----- Records for this task -----
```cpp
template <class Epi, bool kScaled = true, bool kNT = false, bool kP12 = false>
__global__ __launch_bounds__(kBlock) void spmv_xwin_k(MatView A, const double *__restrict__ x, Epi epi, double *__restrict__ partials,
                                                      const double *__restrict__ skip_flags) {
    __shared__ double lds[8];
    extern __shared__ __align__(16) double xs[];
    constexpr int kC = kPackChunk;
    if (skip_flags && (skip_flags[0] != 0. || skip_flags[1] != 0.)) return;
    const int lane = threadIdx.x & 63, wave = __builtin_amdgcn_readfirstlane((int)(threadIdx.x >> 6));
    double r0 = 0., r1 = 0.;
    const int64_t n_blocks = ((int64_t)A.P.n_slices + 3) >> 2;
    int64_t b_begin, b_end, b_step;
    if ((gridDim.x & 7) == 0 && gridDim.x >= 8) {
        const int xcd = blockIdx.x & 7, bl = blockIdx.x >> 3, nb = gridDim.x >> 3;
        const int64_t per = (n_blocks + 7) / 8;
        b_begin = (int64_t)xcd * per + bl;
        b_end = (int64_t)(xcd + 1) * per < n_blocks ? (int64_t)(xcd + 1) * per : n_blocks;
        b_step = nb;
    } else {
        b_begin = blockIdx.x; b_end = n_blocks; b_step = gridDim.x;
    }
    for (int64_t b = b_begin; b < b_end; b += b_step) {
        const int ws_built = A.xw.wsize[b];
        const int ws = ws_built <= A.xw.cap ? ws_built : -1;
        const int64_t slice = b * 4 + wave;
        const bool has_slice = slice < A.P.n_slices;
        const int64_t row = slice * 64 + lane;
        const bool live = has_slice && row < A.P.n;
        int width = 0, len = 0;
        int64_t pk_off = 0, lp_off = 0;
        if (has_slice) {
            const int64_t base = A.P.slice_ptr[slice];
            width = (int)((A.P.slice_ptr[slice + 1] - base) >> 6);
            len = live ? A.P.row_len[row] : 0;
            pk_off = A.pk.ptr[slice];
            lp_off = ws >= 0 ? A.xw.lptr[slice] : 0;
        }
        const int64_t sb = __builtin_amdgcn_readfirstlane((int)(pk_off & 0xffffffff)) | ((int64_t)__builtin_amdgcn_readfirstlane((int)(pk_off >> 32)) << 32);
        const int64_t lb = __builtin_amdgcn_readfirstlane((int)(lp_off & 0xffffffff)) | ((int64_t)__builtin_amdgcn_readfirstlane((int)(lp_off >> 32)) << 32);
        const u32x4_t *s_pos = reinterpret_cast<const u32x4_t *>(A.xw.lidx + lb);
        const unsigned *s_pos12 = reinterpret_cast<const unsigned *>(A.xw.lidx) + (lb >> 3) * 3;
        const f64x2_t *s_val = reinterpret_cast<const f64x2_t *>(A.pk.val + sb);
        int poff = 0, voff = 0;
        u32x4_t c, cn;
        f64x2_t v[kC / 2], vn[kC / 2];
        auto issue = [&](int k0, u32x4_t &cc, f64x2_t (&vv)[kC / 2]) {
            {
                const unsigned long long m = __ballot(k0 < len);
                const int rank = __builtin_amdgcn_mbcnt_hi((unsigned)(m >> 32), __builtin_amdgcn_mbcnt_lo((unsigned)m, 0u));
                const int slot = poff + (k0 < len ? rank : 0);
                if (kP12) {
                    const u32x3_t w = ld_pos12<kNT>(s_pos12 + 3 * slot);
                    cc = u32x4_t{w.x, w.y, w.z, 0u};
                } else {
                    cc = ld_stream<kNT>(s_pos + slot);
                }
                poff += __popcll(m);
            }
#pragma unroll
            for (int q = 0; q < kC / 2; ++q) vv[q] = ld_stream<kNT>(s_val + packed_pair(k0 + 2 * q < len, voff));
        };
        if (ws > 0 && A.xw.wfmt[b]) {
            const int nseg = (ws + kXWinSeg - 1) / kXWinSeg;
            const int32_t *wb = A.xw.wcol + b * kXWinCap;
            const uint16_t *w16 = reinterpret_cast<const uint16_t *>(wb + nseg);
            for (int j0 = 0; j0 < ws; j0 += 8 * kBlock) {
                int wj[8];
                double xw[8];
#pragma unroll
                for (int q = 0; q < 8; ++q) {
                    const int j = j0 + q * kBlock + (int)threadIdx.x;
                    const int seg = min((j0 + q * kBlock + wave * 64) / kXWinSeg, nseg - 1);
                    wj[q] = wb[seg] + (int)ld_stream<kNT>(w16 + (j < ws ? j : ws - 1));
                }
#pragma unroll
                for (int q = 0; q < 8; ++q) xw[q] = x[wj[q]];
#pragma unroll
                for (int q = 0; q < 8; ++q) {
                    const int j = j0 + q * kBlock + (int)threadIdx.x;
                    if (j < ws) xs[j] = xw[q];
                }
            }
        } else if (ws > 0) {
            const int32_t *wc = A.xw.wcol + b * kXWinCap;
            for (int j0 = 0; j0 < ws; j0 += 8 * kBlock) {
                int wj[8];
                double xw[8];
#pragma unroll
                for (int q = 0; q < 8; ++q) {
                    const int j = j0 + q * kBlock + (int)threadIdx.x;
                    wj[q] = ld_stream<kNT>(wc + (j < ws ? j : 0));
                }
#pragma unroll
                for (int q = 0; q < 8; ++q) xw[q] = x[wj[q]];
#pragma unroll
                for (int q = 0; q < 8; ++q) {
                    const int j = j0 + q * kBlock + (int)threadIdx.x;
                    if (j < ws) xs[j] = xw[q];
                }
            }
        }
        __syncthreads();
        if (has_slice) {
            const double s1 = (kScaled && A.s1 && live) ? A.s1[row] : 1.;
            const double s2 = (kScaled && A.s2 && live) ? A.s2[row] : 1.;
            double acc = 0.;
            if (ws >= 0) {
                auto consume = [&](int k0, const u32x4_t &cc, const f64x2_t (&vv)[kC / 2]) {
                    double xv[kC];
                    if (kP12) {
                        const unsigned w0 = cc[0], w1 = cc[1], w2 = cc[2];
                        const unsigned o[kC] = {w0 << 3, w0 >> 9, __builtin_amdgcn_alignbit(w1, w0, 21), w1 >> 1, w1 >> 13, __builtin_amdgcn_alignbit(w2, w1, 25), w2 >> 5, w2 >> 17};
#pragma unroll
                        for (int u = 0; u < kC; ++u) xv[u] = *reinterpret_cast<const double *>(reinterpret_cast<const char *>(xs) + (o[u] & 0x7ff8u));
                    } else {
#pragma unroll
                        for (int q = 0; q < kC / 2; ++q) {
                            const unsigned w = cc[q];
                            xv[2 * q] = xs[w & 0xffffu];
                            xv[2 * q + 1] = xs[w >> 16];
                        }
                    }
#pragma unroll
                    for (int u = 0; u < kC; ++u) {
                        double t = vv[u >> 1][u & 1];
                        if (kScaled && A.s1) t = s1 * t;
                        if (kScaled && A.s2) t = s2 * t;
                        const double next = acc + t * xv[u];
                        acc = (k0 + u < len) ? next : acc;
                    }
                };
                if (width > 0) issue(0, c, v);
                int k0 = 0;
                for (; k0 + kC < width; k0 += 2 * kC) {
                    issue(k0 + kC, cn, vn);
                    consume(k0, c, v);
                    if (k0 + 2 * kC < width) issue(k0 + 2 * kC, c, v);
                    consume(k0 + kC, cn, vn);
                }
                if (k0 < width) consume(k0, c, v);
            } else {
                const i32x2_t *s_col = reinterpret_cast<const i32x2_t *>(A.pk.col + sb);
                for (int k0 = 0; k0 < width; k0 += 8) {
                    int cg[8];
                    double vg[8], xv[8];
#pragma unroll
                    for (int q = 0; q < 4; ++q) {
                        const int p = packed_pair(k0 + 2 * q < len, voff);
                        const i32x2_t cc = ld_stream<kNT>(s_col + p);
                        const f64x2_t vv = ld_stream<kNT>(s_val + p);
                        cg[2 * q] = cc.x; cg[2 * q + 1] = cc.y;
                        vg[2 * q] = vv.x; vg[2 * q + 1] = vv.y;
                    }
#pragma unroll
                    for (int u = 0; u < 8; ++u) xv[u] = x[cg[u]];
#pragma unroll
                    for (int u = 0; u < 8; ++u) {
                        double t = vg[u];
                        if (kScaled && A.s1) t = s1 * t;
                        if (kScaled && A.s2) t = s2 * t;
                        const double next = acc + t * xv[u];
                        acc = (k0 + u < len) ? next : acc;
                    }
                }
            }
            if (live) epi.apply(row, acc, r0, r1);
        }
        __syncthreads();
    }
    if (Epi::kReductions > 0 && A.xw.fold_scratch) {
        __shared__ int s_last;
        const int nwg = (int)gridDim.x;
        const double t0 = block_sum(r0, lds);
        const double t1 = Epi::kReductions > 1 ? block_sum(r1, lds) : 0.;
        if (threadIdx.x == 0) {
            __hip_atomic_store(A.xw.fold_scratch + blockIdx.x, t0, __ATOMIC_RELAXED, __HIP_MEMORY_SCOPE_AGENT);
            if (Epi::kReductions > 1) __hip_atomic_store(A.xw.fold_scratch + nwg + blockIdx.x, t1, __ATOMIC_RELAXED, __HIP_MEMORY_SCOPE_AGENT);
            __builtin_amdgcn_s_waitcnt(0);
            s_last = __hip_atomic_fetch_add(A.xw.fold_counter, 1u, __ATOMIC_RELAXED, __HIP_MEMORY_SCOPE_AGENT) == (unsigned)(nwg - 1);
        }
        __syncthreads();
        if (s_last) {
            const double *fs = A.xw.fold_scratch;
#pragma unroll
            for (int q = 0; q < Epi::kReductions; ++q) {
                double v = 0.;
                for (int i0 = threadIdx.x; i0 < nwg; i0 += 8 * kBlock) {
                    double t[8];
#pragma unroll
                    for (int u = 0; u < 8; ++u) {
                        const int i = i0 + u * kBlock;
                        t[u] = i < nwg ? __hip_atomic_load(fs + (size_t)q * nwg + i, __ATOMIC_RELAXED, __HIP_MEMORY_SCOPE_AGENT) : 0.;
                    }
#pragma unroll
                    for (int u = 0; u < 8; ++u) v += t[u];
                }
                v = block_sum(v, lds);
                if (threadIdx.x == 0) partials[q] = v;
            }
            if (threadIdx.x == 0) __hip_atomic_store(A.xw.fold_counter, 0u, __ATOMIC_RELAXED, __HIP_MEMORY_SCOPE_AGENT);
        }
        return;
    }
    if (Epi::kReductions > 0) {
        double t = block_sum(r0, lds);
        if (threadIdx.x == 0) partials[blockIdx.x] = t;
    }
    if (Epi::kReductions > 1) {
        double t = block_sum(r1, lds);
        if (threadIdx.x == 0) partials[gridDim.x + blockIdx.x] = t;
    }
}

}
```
-----
----- Records for this task -----
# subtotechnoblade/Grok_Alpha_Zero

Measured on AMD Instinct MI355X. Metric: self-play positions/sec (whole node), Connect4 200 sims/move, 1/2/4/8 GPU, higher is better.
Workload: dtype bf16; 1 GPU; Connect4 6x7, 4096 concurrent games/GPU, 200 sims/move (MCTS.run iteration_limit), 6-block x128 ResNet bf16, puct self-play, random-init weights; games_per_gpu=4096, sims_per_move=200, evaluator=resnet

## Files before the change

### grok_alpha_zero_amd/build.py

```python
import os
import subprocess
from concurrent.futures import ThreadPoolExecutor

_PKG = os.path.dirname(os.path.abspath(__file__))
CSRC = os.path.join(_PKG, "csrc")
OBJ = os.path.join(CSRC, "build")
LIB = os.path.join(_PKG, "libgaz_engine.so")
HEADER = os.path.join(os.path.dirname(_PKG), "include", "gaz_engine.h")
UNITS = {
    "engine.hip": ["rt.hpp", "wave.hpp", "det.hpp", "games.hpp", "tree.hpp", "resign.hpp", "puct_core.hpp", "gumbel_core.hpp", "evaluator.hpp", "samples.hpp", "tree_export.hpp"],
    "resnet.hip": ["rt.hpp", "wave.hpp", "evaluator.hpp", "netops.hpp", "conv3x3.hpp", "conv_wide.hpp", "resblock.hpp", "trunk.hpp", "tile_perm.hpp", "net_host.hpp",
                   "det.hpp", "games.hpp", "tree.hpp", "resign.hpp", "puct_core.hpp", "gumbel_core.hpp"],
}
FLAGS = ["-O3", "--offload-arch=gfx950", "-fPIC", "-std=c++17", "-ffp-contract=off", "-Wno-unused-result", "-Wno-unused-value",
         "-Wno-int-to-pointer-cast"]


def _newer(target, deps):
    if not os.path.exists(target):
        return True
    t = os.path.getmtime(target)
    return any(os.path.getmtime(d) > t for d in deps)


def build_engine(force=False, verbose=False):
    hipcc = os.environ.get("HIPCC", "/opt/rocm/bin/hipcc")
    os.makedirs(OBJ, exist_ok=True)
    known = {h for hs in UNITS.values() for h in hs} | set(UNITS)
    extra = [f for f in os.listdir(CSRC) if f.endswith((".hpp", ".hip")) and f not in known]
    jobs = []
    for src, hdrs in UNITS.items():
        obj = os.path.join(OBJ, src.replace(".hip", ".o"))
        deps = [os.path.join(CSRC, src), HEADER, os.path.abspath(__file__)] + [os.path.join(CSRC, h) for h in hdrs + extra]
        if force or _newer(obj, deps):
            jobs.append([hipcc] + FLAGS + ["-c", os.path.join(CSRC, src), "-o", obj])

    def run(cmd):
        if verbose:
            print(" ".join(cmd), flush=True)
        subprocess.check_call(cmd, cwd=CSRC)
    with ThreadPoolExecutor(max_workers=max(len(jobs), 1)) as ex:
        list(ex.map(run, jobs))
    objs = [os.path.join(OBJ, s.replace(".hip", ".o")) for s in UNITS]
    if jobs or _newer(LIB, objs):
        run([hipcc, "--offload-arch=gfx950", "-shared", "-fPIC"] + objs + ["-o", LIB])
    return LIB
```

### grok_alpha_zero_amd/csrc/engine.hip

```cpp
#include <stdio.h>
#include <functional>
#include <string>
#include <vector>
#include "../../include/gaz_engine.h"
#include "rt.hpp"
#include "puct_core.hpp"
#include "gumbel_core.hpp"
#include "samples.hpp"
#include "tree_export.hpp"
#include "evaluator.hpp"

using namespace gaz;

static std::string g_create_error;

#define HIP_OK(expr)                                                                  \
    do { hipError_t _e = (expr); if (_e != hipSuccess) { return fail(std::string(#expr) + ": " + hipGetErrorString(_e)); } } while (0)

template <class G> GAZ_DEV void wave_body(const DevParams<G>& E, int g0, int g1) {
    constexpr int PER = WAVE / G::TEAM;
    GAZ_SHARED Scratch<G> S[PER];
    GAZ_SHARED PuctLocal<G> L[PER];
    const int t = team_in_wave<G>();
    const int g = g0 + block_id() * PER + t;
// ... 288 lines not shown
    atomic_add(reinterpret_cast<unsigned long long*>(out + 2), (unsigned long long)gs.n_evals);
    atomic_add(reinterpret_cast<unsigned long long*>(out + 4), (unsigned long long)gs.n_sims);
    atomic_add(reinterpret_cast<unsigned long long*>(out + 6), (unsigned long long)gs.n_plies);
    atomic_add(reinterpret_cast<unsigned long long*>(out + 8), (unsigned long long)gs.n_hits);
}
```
-----
*Aim of the exercise*
If a line in the records includes the string "arch", copy it.

*Expected answer*
FLAGS = ["-O3", "--offload-arch=gfx950", "-fPIC", "-std=c++17", "-ffp-contract=off", "-Wno-unused-result", "-Wno-unused-value",
        run([hipcc, "--offload-arch=gfx950", "-shared", "-fPIC"] + objs + ["-o", LIB])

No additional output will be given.